Les poissons des cavernes mexicains aveugles développent des accents spécifiques aux grottes (vidéo)

Le poisson des cavernes aveugle (Astyanax mexicanus) développe des accents uniques dans différentes grottes. blickwinkel/A. Hartl/Alay

Le tétra mexicain a évolué pour vivre dans un certain nombre de grottes sombres – et nous savons maintenant que les poissons de chaque grotte utilisent des clics pour communiquer de manière distincte.

Dans les grottes souterraines du nord-est du Mexique, des groupes de poissons aveugles semblent développer des accents spécifiques aux grottes. La scission linguistique pourrait éventuellement contribuer à la spéciation en cours parmi les poissons.

Le tétra mexicain ( Astyanax mexicanus ) n’est pas étranger à la diversification. Il existe sous deux formes : l’une avec une bonne vision qui vit dans les rivières baignées de lumière, l’autre aveugle avec un corps translucide, qui a commencé à évoluer il y a peut-être seulement 20 000 ans alors que certains poissons peuplaient des grottes souterraines sombres.

Comme beaucoup de poissons, A. mexicanus utilise le bruit pour communiquer. Il produit au moins six sons distincts pour cela, bien que leur signification semble avoir changé parmi les habitants des cavernes alors qu’ils s’adaptaient à la vie dans l’obscurité. 

Une forme particulière de clic aigu utilisé par les poissons voyants lors de rencontres agressives, par exemple, est produite par leurs homologues aveugles lors de la recherche de nourriture.

Carole Hyacinthe de l’université d’Harvard s’est demandée si la communication variait aussi entre les poissons évoluant dans différentes grottes.

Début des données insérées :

+__device__ __forceinline__ void unpack_pix(uint64_t wd, const int32_t *__restrict__ pix, int64_t t0, int64_t nt,
+                                           int (&p)[K]) {
+    const int b0 = (int)(uint32_t)wd;
+    if (b0 == PK_ESCAPE) {
+        load_pix(pix, t0, nt, p);
+        return;
+    }
+    const int b1 = b0 + (int)(int16_t)(uint16_t)(wd >> 32);
+    const unsigned codes = (unsigned)(wd >> 48);
+#pragma unroll
+    for (int j = 0; j < K; ++j) {
+        const unsigned code = (codes >> (2 * j)) & 3u;
+        p[j] = ((code & 2u) ? b1 : b0) + (int)(code & 1u);
+    }
+}
+
 template <int POL, Cache CP = STREAM>
 __device__ __forceinline__ void load_tod(const int32_t *__restrict__ pix, const double *__restrict__ cs,
                                          const double *__restrict__ sn, int64_t t0, int64_t nt, int (&p)[K],
                                          double (&c)[K], double (&s)[K]) {
     load_pix<CP>(pix, t0, nt, p);
     if (POL > 1) { load_f64<CP>(cs, t0, nt, c); load_f64<CP>(sn, t0, nt, s); }
+}
+
+__device__ __forceinline__ uint64_t pack_lane(const int (&q)[K]) {
+    bool all_flagged = true, any_flagged = false;
+    int b0 = q[0];
+#pragma unroll
+    for (int j = 0; j < K; ++j) {
+        all_flagged &= q[j] == -1;
+        any_flagged |= q[j] < 0;
+        b0 = min(b0, q[j]);
+    }
+    if (all_flagged) return (uint32_t)PK_FLAGGED;
+    if (any_flagged) return (uint32_t)PK_ESCAPE;
+    int b1 = b0;
+#pragma unroll
+    for (int j = 0; j < K; ++j) {
+        if (q[j] - b0 > 1 && (b1 == b0 || q[j] < b1)) b1 = q[j];
+    }
+    if (b1 - b0 > INT16_MAX) return (uint32_t)PK_ESCAPE;
+    uint64_t codes = 0;
+#pragma unroll
+    for (int j = 0; j < K; ++j) {
+        const int d0 = q[j] - b0, d1 = q[j] - b1;
+        unsigned code;
+        if (d0 <= 1) code = (unsigned)d0;
+        else if (d1 <= 1) code = 2u + (unsigned)d1;
+        else return (uint32_t)PK_ESCAPE;
+        codes |= (uint64_t)code << (2 * j);
+    }
+    return (uint64_t)(uint32_t)b0 | ((uint64_t)(uint16_t)(b1 - b0) << 32) | (codes << 48);
 }
 
 template <int POL>
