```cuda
int voxel_downsample_dev(Ctx *ctx, const float *dx, const float *dy, const float *dz, size_t n, float voxel, float *d_ox, float *d_oy,
                         float *d_oz, size_t *n_out, CloudStats *stats_out, bool allow_guess) {
    *n_out = 0;
    if (stats_out) stats_out->valid = 0;
    if (n == 0) return PCR_OK;
    if (n > 0x7fffffffull) return fail(ctx, PCR_ERR_UNSUPPORTED, "clouds above 2^31 points are not supported");
    cudaStream_t st = ctx->stream;
    TimeScope ts(ctx, kTagOther);
    PCR_TRY(ensure(ctx, ctx->b_small, 4096));
    PCR_TRY(ensure_pinned(ctx, 4096));
    VoxRange *d_range = (VoxRange *)ctx->b_small.p;
    uint32_t *d_nvox = (uint32_t *)((char *)ctx->b_small.p + 256);
    VoxRange *h_range = (VoxRange *)ctx->pinned;
    auto &vc = ctx->vox_cache;
    static const bool no_guess = getenv("PCR_NO_VOXEL_GUESS") != nullptr;
    const bool guessed = allow_guess && !no_guess && ctx->frame_stream && vc.valid && vc.voxel == voxel && vc.uses < 32;
    uint32_t m;
    if (guessed) {
        vc.uses++;
        for (int a = 0; a < 3; a++) {
            h_range->mn[a] = vc.mn[a];
            h_range->mx[a] = vc.mx[a];
        }
        m = (uint32_t)n;
    } else {
        vox_init_kernel<<<1, 1, 0, st>>>(d_range, 1);
        PCR_LAUNCH_CHECK(ctx);
        const unsigned bx = (unsigned)std::min<size_t>((n + 255) / 256, (size_t)ctx->sm_count * 2);
        vox_range_kernel<<<bx, 256, 0, st>>>(dx, dy, dz, nullptr, n, voxel, d_range);
        PCR_LAUNCH_CHECK(ctx);
        PCR_CUDA(ctx, cudaMemcpyAsync(h_range, d_range, sizeof(VoxRange), cudaMemcpyDeviceToHost, st));
        PCR_MARK("voxel: wait for range");
        PCR_CUDA(ctx, cudaStreamSynchronize(st));
        PCR_MARK("voxel: got range");
        m = h_range->finite;
        if (m == 0) return PCR_OK;
        vc.valid = false;
        if (ctx->frame_stream) {
            bool ok = true;
            for (int a = 0; a < 3; a++) {
                const long long ext = (long long)h_range->mx[a] - (long long)h_range->mn[a] + 1;
                const long long pad = std::max<long long>(2, ext >> vc.pad_shift);
                const long long lo = (long long)h_range->mn[a] - pad, hi = (long long)h_range->mx[a] + pad;
                if (lo < -2147483647ll || hi > 2147483646ll) ok = false;
                vc.mn[a] = (int)lo;
                vc.mx[a] = (int)hi;
            }
            vc.valid = ok;
            vc.voxel = voxel;
            vc.uses = 0;
        }
    }
    {
        const uint64_t nx = (uint64_t)((int64_t)h_range->mx[0] - (int64_t)h_range->mn[0]) + 1;
        const uint64_t ny = (uint64_t)((int64_t)h_range->mx[1] - (int64_t)h_range->mn[1]) + 1;
        const uint64_t nz = (uint64_t)((int64_t)h_range->mx[2] - (int64_t)h_range->mn[2]) + 1;
        int ys = 0;
        static const int ys_max = getenv("PCR_VOXEL_YS") ? atoi(getenv("PCR_VOXEL_YS")) : 0;
        while (ys < ys_max && nz < (1ull << (32 - (ys + 1))) && nx * ((ny + (2ull << ys) - 1) >> (ys + 1)) >= (uint64_t)m) ys++;
        while (ys < 4 && nz < (1ull << (32 - (ys + 1))) && nx * ((ny + (1ull << ys) - 1) >> ys) > (1ull << 24)) ys++;
        const uint64_t nyc64 = (ny + (1ull << ys) - 1) >> ys;
        const uint64_t n_cols64 = nx * nyc64;
        static const bool no_cols = getenv("PCR_VOXEL_RADIX") != nullptr;
        if (!no_cols && nx < (1ull << 31) && ny < (1ull << 31) && nz < (1ull << (32 - ys)) && n_cols64 <= (1ull << 24) &&
            n_cols64 <= 64ull * m + 65536ull) {
            const uint32_t n_cols = (uint32_t)n_cols64;
            const size_t tab = (sizeof(uint32_t) * ((size_t)n_cols + 1) + 15) & ~(size_t)15;
            const size_t tab_v = (sizeof(uint32_t) * ((size_t)n + 1) + 15) & ~(size_t)15;
            const size_t o_count = sizeof(VoxHeader), o_nvox = o_count + tab;
            const size_t o_col = (o_nvox + tab_v + 15) & ~(size_t)15;
            const size_t o_rank = o_col + sizeof(uint32_t) * n;
            const size_t o_mem = (o_rank + sizeof(uint32_t) * n + 15) & ~(size_t)15;
            PCR_TRY(ensure(ctx, ctx->b_table, o_mem + sizeof(unsigned long long) * n));
            char *base = (char *)ctx->b_table.p;
            VoxHeader *d_hdr = (VoxHeader *)base;
            uint32_t *count = (uint32_t *)(base + o_count), *nvox = (uint32_t *)(base + o_nvox);
            uint32_t *col_of = (uint32_t *)(base + o_col), *rank_of = (uint32_t *)(base + o_rank);
            unsigned long long *members = (unsigned long long *)(base + o_mem);
            PCR_CUDA(ctx, cudaMemsetAsync(base, 0, o_nvox + tab_v, st));
            const unsigned nbp = (unsigned)((n + 255) / 256);
            vox_col_count_kernel<<<nbp, 256, 0, st>>>(dx, dy, dz, n, voxel, h_range->mn[0], h_range->mn[1], h_range->mn[2], nx, ny, nz,
                                                      (uint32_t)nyc64, ys, count, col_of, rank_of, &d_hdr->outside);
            PCR_LAUNCH_CHECK(ctx);
            PCR_TRY(exclusive_scan_u32_dev(ctx, count, (size_t)n_cols + 1));
            PCR_CUDA(ctx, launch_chained(vox_col_scatter_kernel, dim3(nbp), dim3(256), 0, st, dy, dz, n, voxel, h_range->mn[1], h_range->mn[2], ys,
                                         count, col_of, rank_of, members));
            PCR_CUDA(ctx, launch_chained(vox_col_sort_kernel, dim3(nbp), dim3(256), 0, st, col_of, rank_of, n, count, members, nvox, &d_hdr->tall));
            ctx->launches += 2;
            PCR_TRY(exclusive_scan_u32_dev(ctx, nvox, n + 1));
            PCR_CUDA(ctx, launch_chained(vox_col_emit_kernel, dim3(nbp), dim3(256), 0, st, dx, dy, dz, col_of, rank_of, n, count, nvox, members, d_ox,
                                         d_oy, d_oz));
            ctx->launches++;
            PCR_CUDA(ctx, launch_chained(vox_out_stats_kernel, dim3((unsigned)ctx->sm_count), dim3(256), 0, st, d_ox, d_oy, d_oz, nvox + n, d_hdr));
            ctx->launches++;
            VoxHeader *mail = (VoxHeader *)((uint32_t *)ctx->pinned + 64);
            PCR_CUDA(ctx, cudaMemcpyAsync(mail, d_hdr, sizeof(VoxHeader), cudaMemcpyDeviceToHost, st));
            PCR_MARK("voxel: wait for count");
            PCR_CUDA(ctx, cudaStreamSynchronize(st));
            PCR_MARK("voxel: got count");
            if (guessed) (mail->outside ? ctx->stat_vox_misses : ctx->stat_vox_hits)++;
            if (guessed && mail->outside) {
                vc.valid = false;
                vc.pad_shift = std::max(2, vc.pad_shift - 1);
                return voxel_downsample_dev(ctx, dx, dy, dz, n, voxel, d_ox, d_oy, d_oz, n_out, stats_out, false);
            }
            const bool tall = mail->tall != 0;
            if (tall && guessed) {
                vc.valid = false;
                return voxel_downsample_dev(ctx, dx, dy, dz, n, voxel, d_ox, d_oy, d_oz, n_out, stats_out, false);
            }
            if (!tall) *n_out = mail->total;
            if (!tall && stats_out) {
                for (int a = 0; a < 3; a++) {
                    stats_out->mn[a] = ~mail->mn_c[a];
                    stats_out->mx[a] = mail->mx[a];
                }
                stats_out->count = mail->count;
                stats_out->valid = 1;
            }
            if (!tall) return PCR_OK;
        }
    }
    if (guessed) {
        vc.valid = false;
        return voxel_downsample_dev(ctx, dx, dy, dz, n, voxel, d_ox, d_oy, d_oz, n_out, stats_out, false);
    }
    int bits[3];
    for (int a = 0; a < 3; a++) bits[a] = bits_for((uint64_t)((int64_t)h_range->mx[a] - (int64_t)h_range->mn[a]) + 1);
    const int total_bits = bits[0] + bits[1] + bits[2];
    const bool packed = total_bits <= 63;

    const size_t n_tiles = (n + kSortTile - 1) / kSortTile;
    const size_t need = 2 * sizeof(unsigned long long) * n + sizeof(uint32_t) * (2 * n + 256 * n_tiles + 1 + 2 * (n + 1)) + 1024;
    PCR_TRY(ensure(ctx, ctx->b_table, need));
    char *p = (char *)ctx->b_table.p;
    unsigned long long *kA = (unsigned long long *)p;
    p += sizeof(unsigned long long) * n;
    unsigned long long *kB = (unsigned long long *)p;
    p += sizeof(unsigned long long) * n;
    uint32_t *vA = (uint32_t *)p;
    p += sizeof(uint32_t) * n;
    uint32_t *vB = (uint32_t *)p;
    p += sizeof(uint32_t) * n;
    uint32_t *hist = (uint32_t *)p;
    p += sizeof(uint32_t) * (256 * n_tiles + 1);
    uint32_t *vid = (uint32_t *)p;
    p += sizeof(uint32_t) * (n + 1);
// ... 136 lines not shown
```
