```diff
-        if (tid < 64) {
-            float s = 0.f, q = 0.f;
-#pragma unroll
-            for (int w8 = 0; w8 < 8; ++w8) { s += smem[(w8 * 64 + tid) * 2]; q += smem[(w8 * 64 + tid) * 2 + 1]; }
-            float* dst = p.gn_part + ((size_t)rg * p.Cout + n0 + tid) * 2;
-            dst[0] = s; dst[1] = q;
-        }
-    }
-    if (XF && tid < p.Cin) {
-        ABs[(par ^ 1) * 2 * XFMAX + tid] = tab_a;
-        ABs[(par ^ 1) * 2 * XFMAX + XFMAX + tid] = tab_b;
-    }
-    par ^= 1;
-    __syncthreads();
-    cur = nxt;
+    }
     }
 }
 
```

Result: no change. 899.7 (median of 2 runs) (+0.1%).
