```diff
@@ -686,9 +694,15 @@
                 probs = torch.empty([n, a.f, self.cfg.k - 1], dtype=torch.float32, device=self.device)
                 argmax = torch.empty([n, a.f], dtype=torch.int32, device=self.device)
                 self.att_maps[lp.name] = (probs, argmax)
-            rc = _lib.lib().mgf_duplex_attention(out.data_ptr(), y.data_ptr(), a.wqc.data_ptr(), a.spos.data_ptr(),
-                                                 self._v(lp).data_ptr(), n, a.c, a.f, self.cfg.k - 1, C.byref(ep), lp.res,
-                                                 _lib.ptr(probs), _lib.ptr(argmax), _lib.stream_ptr())
+            if residual_low is not None:
+                assert residual_low.is_contiguous() and tuple(residual_low.shape) == (n, a.c, lp.res // 2, lp.res // 2)
+                rc = _lib.lib().mgf_duplex_attention_up2res(out.data_ptr(), y.data_ptr(), a.wqc.data_ptr(), a.spos.data_ptr(),
+                                                            self._v(lp).data_ptr(), residual_low.data_ptr(), n, a.c, a.f, self.cfg.k - 1,
+                                                            C.byref(ep), lp.res, _lib.ptr(probs), _lib.ptr(argmax), _lib.stream_ptr())
+            else:
+                rc = _lib.lib().mgf_duplex_attention(out.data_ptr(), y.data_ptr(), a.wqc.data_ptr(), a.spos.data_ptr(),
+                                                     self._v(lp).data_ptr(), n, a.c, a.f, self.cfg.k - 1, C.byref(ep), lp.res,
+                                                     _lib.ptr(probs), _lib.ptr(argmax), _lib.stream_ptr())
             _lib.check(rc, "duplex_attention")
             y = out
         return y
```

Hyacinthe et ses collègues ont analysé 44 heures de bavardages de poissons enregistrés dans six grottes, réparties sur les trois chaînes de montagnes où la colonisation des grottes aurait eu lieu indépendamment. 

L’équipe s’est concentrée sur les clics et les clics répétés, les deux sons les plus couramment utilisés. Ils ont comparé une gamme de valeurs acoustiques, y compris la longueur de chaque clic, la hauteur et la vitesse à laquelle plusieurs clics ont été produits en séquence.

Ils ont trouvé plusieurs variations significatives et distinctes entre les grottes. Les clics étaient lancés relativement haut dans une grotte appelée Molino, alors qu’ils étaient profonds et en plein essor dans une grotte appelée Subterráneo. 

Les poissons habitant une grotte appelée Pachón ont déclenché des clics jusqu’à 10 fois plus rapidement que dans d’autres grottes, tandis que dans une grotte appelée Tinaja, les clics étaient plus longs. 

Dans une grotte appelée Chica, où vivent des populations hybrides de poissons de surface et de cavernes, les sons étaient plus variés qu’ailleurs.

Les sons dans une grotte appelée Los Sabinos étaient similaires à Chica à proximité, mais aussi Subterráneo et Molino, qui se trouvent dans des régions différentes. Cela soutient l’idée que les sons ont évolué indépendamment et n’étaient pas liés à la proximité physique.

L’équipe a ensuite utilisé une analyse statistique couramment déployée en acoustique pour répartir les sons en groupes, ce qui a également suggéré des modèles distincts dans chaque grotte.

« Il s’agit d’un travail très intrigant et créatif », déclare Suzanne McGaugh de l’Université du Minnesota, qui n’a pas participé à l’étude. « Il serait intéressant de voir si la communication varie également entre les populations de surface », dit-elle.

Les nouveaux accents sont probablement le résultat d’une dérive génétique totalement aléatoire, explique Sylvie Rétaux de l’université Paris-Saclay, co-auteur de l’étude.

Finalement, les auteurs spéculent, les difficultés de communication pourraient contribuer à la spéciation. D’autres expériences impliquant la lecture du son seraient essentielles pour explorer cela.

 « Peut-être qu’après un million d’années, ça aura tellement dérivé qu’ils ne pourront plus se comprendre », dit Rétaux.

Hyacinthe explore maintenant la production sonore chez le poisson des cavernes à un niveau plus fondamental, car les mécanismes sont encore inconnus. 

« Astyanax est un très bon modèle pour étudier la base génétique de l’évolution des sons », dit-elle.